Test Results

We had a nice meeting with our oncologist on Monday to discuss all the results of our recent tests.  She was very pleased with everything she saw.  Max's disease can be very complicated and even after a year of research we are still very overwhelmed by it all.  I am going to try to simplify, but feel free to ask me if it gets too complicated and you have additional questions or the following doesn't make sense:

We have two issues being evaluated - Neuroblastoma (malignant cancer) and his OMS (neurologic autoimmune disease)

1. Neuroblastoma Cancer - From a cancer perspective there wasn't anything to be concerned about. No malignancies or abnormal cells were found in any areas. We will continue to do another scan in 3 months to watch a couple areas and then possibly extend it to 6 months if everything remains the same. Praise God! We are very excited for this news!!

2. Opsoclonus-Myoclonus-Ataxia Syndrome (OMS) - When Max was diagnosed a year ago he tested at a 7-8 on a scale of 10 for the severity of his disease as evaluated by the clinical trial criteria.  He has slowly and steadily received better scores at each checkpoint along the way.  Now that we are approaching the end of the study he is now a 4 on the same scale, which is excellent, we are also very excited that he has made so much progress, however this is still considered a partial response.  Max's doctors were all in agreement today that perhaps now is the time to pusue other treatment options to see if we can try to get a complete response from him.  The problem is now that we are at the end of the study and we don't have many doctors in Seattle who are experienced with coming up with treatment protocols for kids at this stage.  

What next?  So...  we will be traveling to Boston Children's Hospital (Nations's #1 Pediatric Hospital) in the next few weeks to see a Harvard Neuro-immunologist who is having some success in treating children like Max.   There seem to be three other treatment options to consider -  more agressive type of chemotherapy to kill the remaining antibodies (not for cancer),  different types and schedules of steroids, and additional infusion options.

Many have commented on how well he looks and why not sit and wait and see if he gets even better - the problem with this disease is that with even the slightest lingering symptoms may mean he may still have antibodies that may be silently attacking his brain which can cause irreversible brain damage.  The good news is that he isn't showing any deficits in his development at this point which is a really good sign.

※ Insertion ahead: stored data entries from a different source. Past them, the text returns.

template <int WS, int HD>
__global__ __launch_bounds__(256) void winattn_fwd_kernel(WinParams p, const float* __restrict__ biasT, int nitems) {
  static_assert(WS == 7 && HD == WA_HD, "MFMA window attention is built for 7x7 windows, head_dim 32");
  __shared__ float Vs[WA_WAVES][WA_NP][WA_HD];
  __shared__ int8_t regs[WA_WAVES][WA_NP];
  const WinGeom& g = p.g;
  const int lane = threadIdx.x & 63, wv = threadIdx.x >> 6, l31 = lane & 31, h = lane >> 5;
  const WaItem it = wa_item(p);
  if (it.item >= nitems) return;
  const Win<WS> w(g, it.win);
  const int col0 = it.hh * HD;
  if (wa_dead(p, w.b)) {
    wa_zero_rows(g, w, p.out, p.out_ld, col0, lane);
    if (p.lse && lane < WA_N) p.lse[(int64_t)it.item * WA_N + lane] = 0.f;
    return;
  }
  for (int e = lane; e < WA_NP * HD / 4; e += 64) {
    const int tok = e >> 3, c4 = e & 7;
    const float4 v = tok < WA_N ? ld_tok4(p.v, p.v_ld, w.row(g, tok), p.v_pad, col0 + 4 * c4)
                                : make_float4(0.f, 0.f, 0.f, 0.f);
    *reinterpret_cast<float4*>(&Vs[wv][tok][4 * c4]) = v;
  }
  const bool border = wa_regions(p, w, regs[wv], lane);
  wa_f16x s[2][2];
  load_bias(s, biasT + (size_t)it.hh * 4096, lane);
  {
    float4 kf[2][4], qf[2][4];
#pragma unroll
    for (int t = 0; t < 2; ++t) {
      const int tok = t * 32 + l31;
      const bool real = tok < WA_N;
      const int row = real ? w.row(g, tok) : -1;
      load_frag(kf[t], p.k, p.qk_ld, row, p.k_pad, real, col0, h, 1.f);
      load_frag(qf[t], p.q, p.qk_ld, row, p.q_pad, real, col0, h, p.scale);
    }
    mma_hd(s, kf, qf);
  }
  wave_lds_sync();
  if (border) {
#pragma unroll
    for (int n = 0; n < 2; ++n) {
      const int rq = regs[wv][n * 32 + l31];
#pragma unroll
      for (int t = 0; t < 2; ++t)
#pragma unroll
        for (int r = 0; r < 16; ++r)
          if (regs[wv][t * 32 + acc_row(r, h)] != rq) s[t][n][r] -= 100.f;
    }
  }
  float lse[2];
#pragma unroll
  for (int n = 0; n < 2; ++n) {
    float m = -INFINITY;
#pragma unroll
    for (int t = 0; t < 2; ++t)
#pragma unroll
      for (int r = 0; r < 16; ++r) m = fmaxf(m, s[t][n][r]);
    m = fmaxf(m, __shfl_xor(m, 32, 64));
    float l = 0.f;
#pragma unroll
    for (int t = 0; t < 2; ++t)
#pragma unroll
      for (int r = 0; r < 16; ++r) {
        const float e = __expf(s[t][n][r] - m);
        s[t][n][r] = e;
        l += e;
      }
    l += __shfl_xor(l, 32, 64);
    const float inv = 1.f / l;
#pragma unroll
    for (int t = 0; t < 2; ++t)
#pragma unroll
      for (int r = 0; r < 16; ++r) s[t][n][r] *= inv;
    lse[n] = m + __logf(l);
  }
  wa_f16x o[2];
#pragma unroll
  for (int n = 0; n < 2; ++n)
#pragma unroll
    for (int r = 0; r < 16; ++r) o[n][r] = 0.f;
  mma_tok(o, Vs[wv], s, l31, h);
#pragma unroll
  for (int n = 0; n < 2; ++n) {
    const int q = n * 32 + l31;
    if (q >= WA_N) continue;
    const int row = w.row(g, q);
    if (p.lse && h == 0) p.lse[(int64_t)it.item * WA_N + q] = row >= 0 ? lse[n] : INFINITY;
    if (row < 0) continue;
    float* dst = p.out + (int64_t)row * p.out_ld + col0;
#pragma unroll
    for (int a = 0; a < 4; ++a)
      *reinterpret_cast<float4*>(dst + 8 * a + 4 * h) =
          make_float4(o[n][4 * a], o[n][4 * a + 1], o[n][4 * a + 2], o[n][4 * a + 3]);
  }
}

#ifdef WA_OCC3
constexpr int WA_TR = 56, WA_TP = 57;
#else
constexpr int WA_TR = WA_NP, WA_TP = WA_NP + 1;
#endif

__device__ __forceinline__ float col_val(const float* base, int64_t ld, const float* pad, int row, int col) {
  const float* src = row >= 0 ? base + (int64_t)row * ld + col : ((row == -1 && pad) ? pad + col : g_wa_zero + (col & 31));
  return *src;
}

__host__ __device__ constexpr int key_tab(int key) { return (key / 7) * 13 + key % 7; }

__host__ __device__ constexpr int acc_tok_kind(int ti, int r) {
  return (ti * 32 + (r & 3) + 8 * (r >> 2) + 4 >= WA_N) ? ((ti * 32 + (r & 3) + 8 * (r >> 2) >= WA_N) ? 2 : 1) : 0;
}
__host__ __device__ constexpr int pair_tok_kind(int j) { return 2 * j + 1 >= WA_N ? (2 * j >= WA_N ? 2 : 1) : 0; }

template <bool FAST>
__device__ __forceinline__ void fetch_pairs(float (&c)[25], const float* base, int64_t ld, const float* pad,
                                            const int* rt, int col0, int l31, int h, float scale) {
  if (FAST) {
    const float* cb = base + col0 + l31;
#pragma unroll
    for (int j = 0; j < 25; ++j) {
      const int kind = pair_tok_kind(j);
      const float v = cb[__umul24((unsigned)rt[kind ? 2 * j : 2 * j + h], (unsigned)ld)];
      c[j] = (kind && h) ? 0.f : scale * v;
    }
  } else {
#pragma unroll
    for (int j = 0; j < 25; ++j) c[j] = scale * col_val(base, ld, pad, rt[2 * j + h], col0 + l31);
  }
}

template <bool FAST>
__device__ __forceinline__ void fetch_keys(float (&c)[2][16], const float* base, int64_t ld, const float* pad,
                                           const int* rt, int col0, int l31, int h) {
  if (FAST) {
    const float* cb = base + col0 + l31;
#pragma unroll
    for (int t = 0; t < 2; ++t)
#pragma unroll
      for (int r = 0; r < 16; ++r) {
        const int kind = acc_tok_kind(t, r);
        if (kind == 2) {
          c[t][r] = 0.f;
          continue;
        }
        const float v = cb[__umul24((unsigned)rt[kind ? t * 32 + acc_row(r, 0) : t * 32 + acc_row(r, h)], (unsigned)ld)];
        c[t][r] = (kind && h) ? 0.f : v;
      }
  } else {
#pragma unroll
    for (int t = 0; t < 2; ++t)
#pragma unroll
      for (int r = 0; r < 16; ++r) c[t][r] = col_val(base, ld, pad, rt[t * 32 + acc_row(r, h)], col0 + l31);
  }
}

template <int WS, int HD>
#ifdef WA_OCC3
#define WA_BWD_OCC 3
#else
#define WA_BWD_OCC 2
#endif
__global__ __launch_bounds__(256) __attribute__((amdgpu_waves_per_eu(WA_BWD_OCC, WA_BWD_OCC))) void winattn_bwd_kernel(
    WinParams p, const float* __restrict__ biasT, int nitems) {
  __shared__ float tbuf[WA_WAVES][WA_TR][WA_TP];
  __shared__ float padk[WA_WAVES][WA_HD], padv[WA_WAVES][WA_HD];
  __shared__ int8_t regs[WA_WAVES][WA_NP];
  __shared__ int rowtab[WA_WAVES][WA_NP];
  const WinGeom& g = p.g;
  const int lane = threadIdx.x & 63, wv = threadIdx.x >> 6, l31 = lane & 31, h = lane >> 5;
  const WaItem it = wa_item(p);
  if (it.item >= nitems) return;
  const Win<WS> w(g, it.win);
  const int col0 = it.hh * HD;
  if (wa_dead(p, w.b)) {
    wa_zero_rows(g, w, p.dq, p.dqk_ld, col0, lane);
    wa_zero_rows(g, w, p.dk, p.dqk_ld, col0, lane);
    wa_zero_rows(g, w, p.dv, p.dv_ld, col0, lane);
    float* P = p.partial + (int64_t)it.item * (WA_T + 2 * HD);
    for (int e = lane; e < WA_T + 2 * HD; e += 64) P[e] = 0.f;
    return;
  }
  float lse[2];
#pragma unroll
  for (int n = 0; n < 2; ++n) {
    const int q = n * 32 + l31;
    lse[n] = (q < WA_N) ? p.lse[(int64_t)it.item * WA_N + q] : INFINITY;
  }
  const int myrow = lane < WA_N ? w.row(g, lane) : -2;
  rowtab[wv][lane] = myrow;
  if (lane < HD) { padk[wv][lane] = 0.f; padv[wv][lane] = 0.f; }
  const bool border = wa_regions(p, w, regs[wv], lane);
  const bool fast = p.off32 && __ballot(myrow == -1) == 0;

  wa_f16x s[2][2], dp[2][2];
  load_bias(s, biasT + (size_t)it.hh * 4096, lane);
  int trow[2];
  bool treal[2];
  {
    float4 kf[2][4], qf[2][4];
#pragma unroll
    for (int t = 0; t < 2; ++t) {
      const int tok = t * 32 + l31;
      treal[t] = tok < WA_N;
      trow[t] = treal[t] ? w.row(g, tok) : -1;
      load_frag(kf[t], p.k, p.qk_ld, trow[t], p.k_pad, treal[t], col0, h, 1.f);
      load_frag(qf[t], p.q, p.qk_ld, trow[t], p.q_pad, treal[t], col0, h, p.scale);
    }
    mma_hd(s, kf, qf);
  }
  wave_lds_sync();
  if (border) {
#pragma unroll
    for (int n = 0; n < 2; ++n) {
      const int rq = regs[wv][n * 32 + l31];
#pragma unroll
      for (int t = 0; t < 2; ++t)
#pragma unroll
        for (int r = 0; r < 16; ++r)
          if (regs[wv][t * 32 + acc_row(r, h)] != rq) s[t][n][r] -= 100.f;
    }
  }
#pragma unroll
  for (int n = 0; n < 2; ++n)
#pragma unroll
    for (int t = 0; t < 2; ++t)
#pragma unroll
      for (int r = 0; r < 16; ++r) s[t][n][r] = __expf(s[t][n][r] - lse[n]);
  auto to_lds = [&](const wa_f16x (&x)[2][2]) {
#pragma unroll
    for (int t = 0; t < 2; ++t)
#pragma unroll
      for (int n = 0; n < 2; ++n)
#pragma unroll
        for (int r = 0; r < 16; ++r) {
#ifdef WA_OCC3
          if (t * 32 + acc_row(r, 0) >= WA_TR || (n == 1 && l31 >= WA_TP - 32)) continue;
#endif
          tbuf[wv][t * 32 + acc_row(r, h)][n * 32 + l31] = x[t][n][r];
        }
  };
  auto key_side = [&](const float (&colv)[25], float* gbase, int64_t gld, float* padacc) {
    wa_f16x acc[2];
#pragma unroll
    for (int ti = 0; ti < 2; ++ti)
#pragma unroll
      for (int r = 0; r < 16; ++r) acc[ti][r] = 0.f;
#pragma unroll
    for (int j = 0; j < 25; ++j)
#pragma unroll
      for (int ti = 0; ti < 2; ++ti) acc[ti] = mfma32(tbuf[wv][ti * 32 + l31][2 * j + h], colv[j], acc[ti]);
    if (fast) {
      float* gb = gbase + col0 + l31;
      const int* rt = rowtab[wv];
#pragma unroll
      for (int ti = 0; ti < 2; ++ti)
#pragma unroll
        for (int r = 0; r < 16; ++r) {
          const int kind = acc_tok_kind(ti, r);
          if (kind == 2 || (kind == 1 && h)) continue;
          gb[__umul24((unsigned)rt[ti * 32 + acc_row(r, h)], (unsigned)gld)] = acc[ti][r];
        }
      return;
    }
#pragma unroll
    for (int ti = 0; ti < 2; ++ti)
#pragma unroll
      for (int r = 0; r < 16; ++r) {
        const int row = rowtab[wv][ti * 32 + acc_row(r, h)];
        if (row >= 0) gbase[(int64_t)row * gld + col0 + l31] = acc[ti][r];
        else if (row == -1) atomicAdd(&padacc[l31], acc[ti][r]);
      }
  };
  {
    to_lds(s);
    wave_lds_sync();
    float dc[25];
    if (fast) fetch_pairs<true>(dc, p.dout, p.out_ld, nullptr, rowtab[wv], col0, l31, h, 1.f);
    else fetch_pairs<false>(dc, p.dout, p.out_ld, nullptr, rowtab[wv], col0, l31, h, 1.f);
    key_side(dc, p.dv, p.dv_ld, padv[wv]);
  }
  float D[2];
  {
    float4 vf[2][4], df[2][4];
#pragma unroll
    for (int t = 0; t < 2; ++t) {
      const bool qo = treal[t] && trow[t] >= 0;
      load_frag(vf[t], p.v, p.v_ld, trow[t], p.v_pad, treal[t], col0, h, 1.f);
      load_frag(df[t], p.dout, p.out_ld, trow[t], nullptr, qo, col0, h, 1.f);
      float4 of[4];
      load_frag(of, p.out, p.out_ld, trow[t], nullptr, qo, col0, h, 1.f);
      float part = 0.f;
#pragma unroll
      for (int g4 = 0; g4 < 4; ++g4) part += dot4(df[t][g4], of[g4]);
      D[t] = part + __shfl_xor(part, 32, 64);
    }
#pragma unroll
    for (int a = 0; a < 2; ++a)
#pragma unroll
      for (int b = 0; b < 2; ++b)
#pragma unroll
        for (int r = 0; r < 16; ++r) dp[a][b][r] = 0.f;
    mma_hd(dp, vf, df);
  }
#pragma unroll
  for (int n = 0; n < 2; ++n)
#pragma unroll
    for (int t = 0; t < 2; ++t)
#pragma unroll
      for (int r = 0; r < 16; ++r) {
        float pr;
#ifdef WA_OCC3
        if (t * 32 + acc_row(r, 0) >= WA_TR) pr = 0.f;
        else if (n == 1) pr = l31 < WA_TP - 32 ? tbuf[wv][t * 32 + acc_row(r, h)][32 + min(l31, WA_TP - 33)] : 0.f;
        else
#endif
        pr = tbuf[wv][t * 32 + acc_row(r, h)][n * 32 + l31];
        dp[t][n][r] = pr * (dp[t][n][r] - D[n]);
      }
  float kc[2][16];
  if (fast) fetch_keys<true>(kc, p.k, p.qk_ld, p.k_pad, rowtab[wv], col0, l31, h);
  else fetch_keys<false>(kc, p.k, p.qk_ld, p.k_pad, rowtab[wv], col0, l31, h);
  wave_lds_sync();
  to_lds(dp);
  wave_lds_sync();
  float qc[25];
  if (fast) fetch_pairs<true>(qc, p.q, p.qk_ld, p.q_pad, rowtab[wv], col0, l31, h, p.scale);
  else fetch_pairs<false>(qc, p.q, p.qk_ld, p.q_pad, rowtab[wv], col0, l31, h, p.scale);
  {
    wa_f16x dq[2];
#pragma unroll
    for (int n = 0; n < 2; ++n)
#pragma unroll
      for (int r = 0; r < 16; ++r) dq[n][r] = 0.f;
#pragma unroll
    for (int t = 0; t < 2; ++t)
#pragma unroll
      for (int r = 0; r < (t == 0 ? 16 : 12); ++r)
#pragma unroll
        for (int n = 0; n < 2; ++n)
          dq[n] = mfma32(kc[t][r], tbuf[wv][t * 32 + acc_row(r, h)][n * 32 + l31], dq[n]);
#pragma unroll
    for (int n = 0; n < 2; ++n) {
      if (!treal[n] || trow[n] < 0) continue;
      float* dst = p.dq + (int64_t)trow[n] * p.dqk_ld + col0;
#pragma unroll
      for (int a = 0; a < 4; ++a)
        *reinterpret_cast<float4*>(dst + 8 * a + 4 * h) =
            make_float4(dq[n][4 * a] * p.scale, dq[n][4 * a + 1] * p.scale, dq[n][4 * a + 2] * p.scale,
                        dq[n][4 * a + 3] * p.scale);
    }
  }
  key_side(qc, p.dk, p.dqk_ld, padk[wv]);
  float E[13];
#pragma unroll
  for (int e = 0; e < 13; ++e) E[e] = 0.f;
  const int sky = lane / WS, sqy = lane - sky * WS;
  if (lane < WA_N) {
    const float* blk = &tbuf[wv][sky * WS][sqy * WS];
#pragma unroll
    for (int kx = 0; kx < WS; ++kx)
#pragma unroll
      for (int qx = 0; qx < WS; ++qx) E[qx - kx + WS - 1] += blk[kx * WA_TP + qx];
  }
  wave_lds_sync();
  constexpr int ND = 2 * WS - 1;
  float* Eb = &tbuf[wv][0][0];
  if (lane < WA_N) {
#pragma unroll
    for (int e = 0; e < ND; ++e) Eb[lane * ND + e] = E[e];
  }
  wave_lds_sync();
  float* P = p.partial + (int64_t)it.item * (WA_T + 2 * HD);
  for (int e = lane; e < WA_T; e += 64) {
    const int dy = e / ND - (WS - 1), dxi = e % ND;
    const int ky0 = max(0, -dy), ky1 = min(WS - 1, WS - 1 - dy);
    float acc = 0.f;
    for (int ky = ky0; ky <= ky1; ++ky) acc += Eb[(ky * WS + ky + dy) * ND + dxi];
    P[e] = acc;
  }
  if (lane < HD) {
    P[WA_T + lane] = padk[wv][lane];
    P[WA_T + HD + lane] = padv[wv][lane];
  }
}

We still have some instability and trouble with balance at times, lingering tremors, and sleep and behavior disturbances that causes us to be very cautious, we were referrred to a be apart of a sleep study done in the next month to rule out any other issues that might be causing his sleep disturbances. Many kids like Max use sleep medication and we just don't feel very comfortable medicating him at this point without ruling out everything else and we would hate to mask any symptoms that might clue us in to there being a problem with a build up of those attacking antibodies.

Thank you for all your thoughts and prayers over the last week, we have all had an amazing sense of peace anticipating God to bless us as he has done all year.   We would love your continued prayers for all the pieces to come together so that the planning for the trip and gathering all the records would go smoothly and that we would have a peace about Max's next treatment plan. 

We would also love prayer for all the pieces to come together for our new health insurance. New health insurance you ask?  Yes, we found out the day before Thanksgiving that our health insurance was changing effective December 1st . As you can imagine there is a lot to coordinate when we have such a multi-disciplinary approach to Max's care.  Since we don't have a lot of options at this point we are trying to get all of his current care and doctors covered which has proven to be pretty difficult we also have a few services being reviewed by the insurance company's medical director in order to gain coverage, again the problem is that we are up against an extremely rare condition that has no standard of care so there are no policies over what is and isn't covered for a kid like Max.  We are just trusting that the Lord will work it all out, because other than lots of arguing and a little yelling there isn't much we can do.  =)

Thanks for keeping up with us, hopefully we will have more news soon.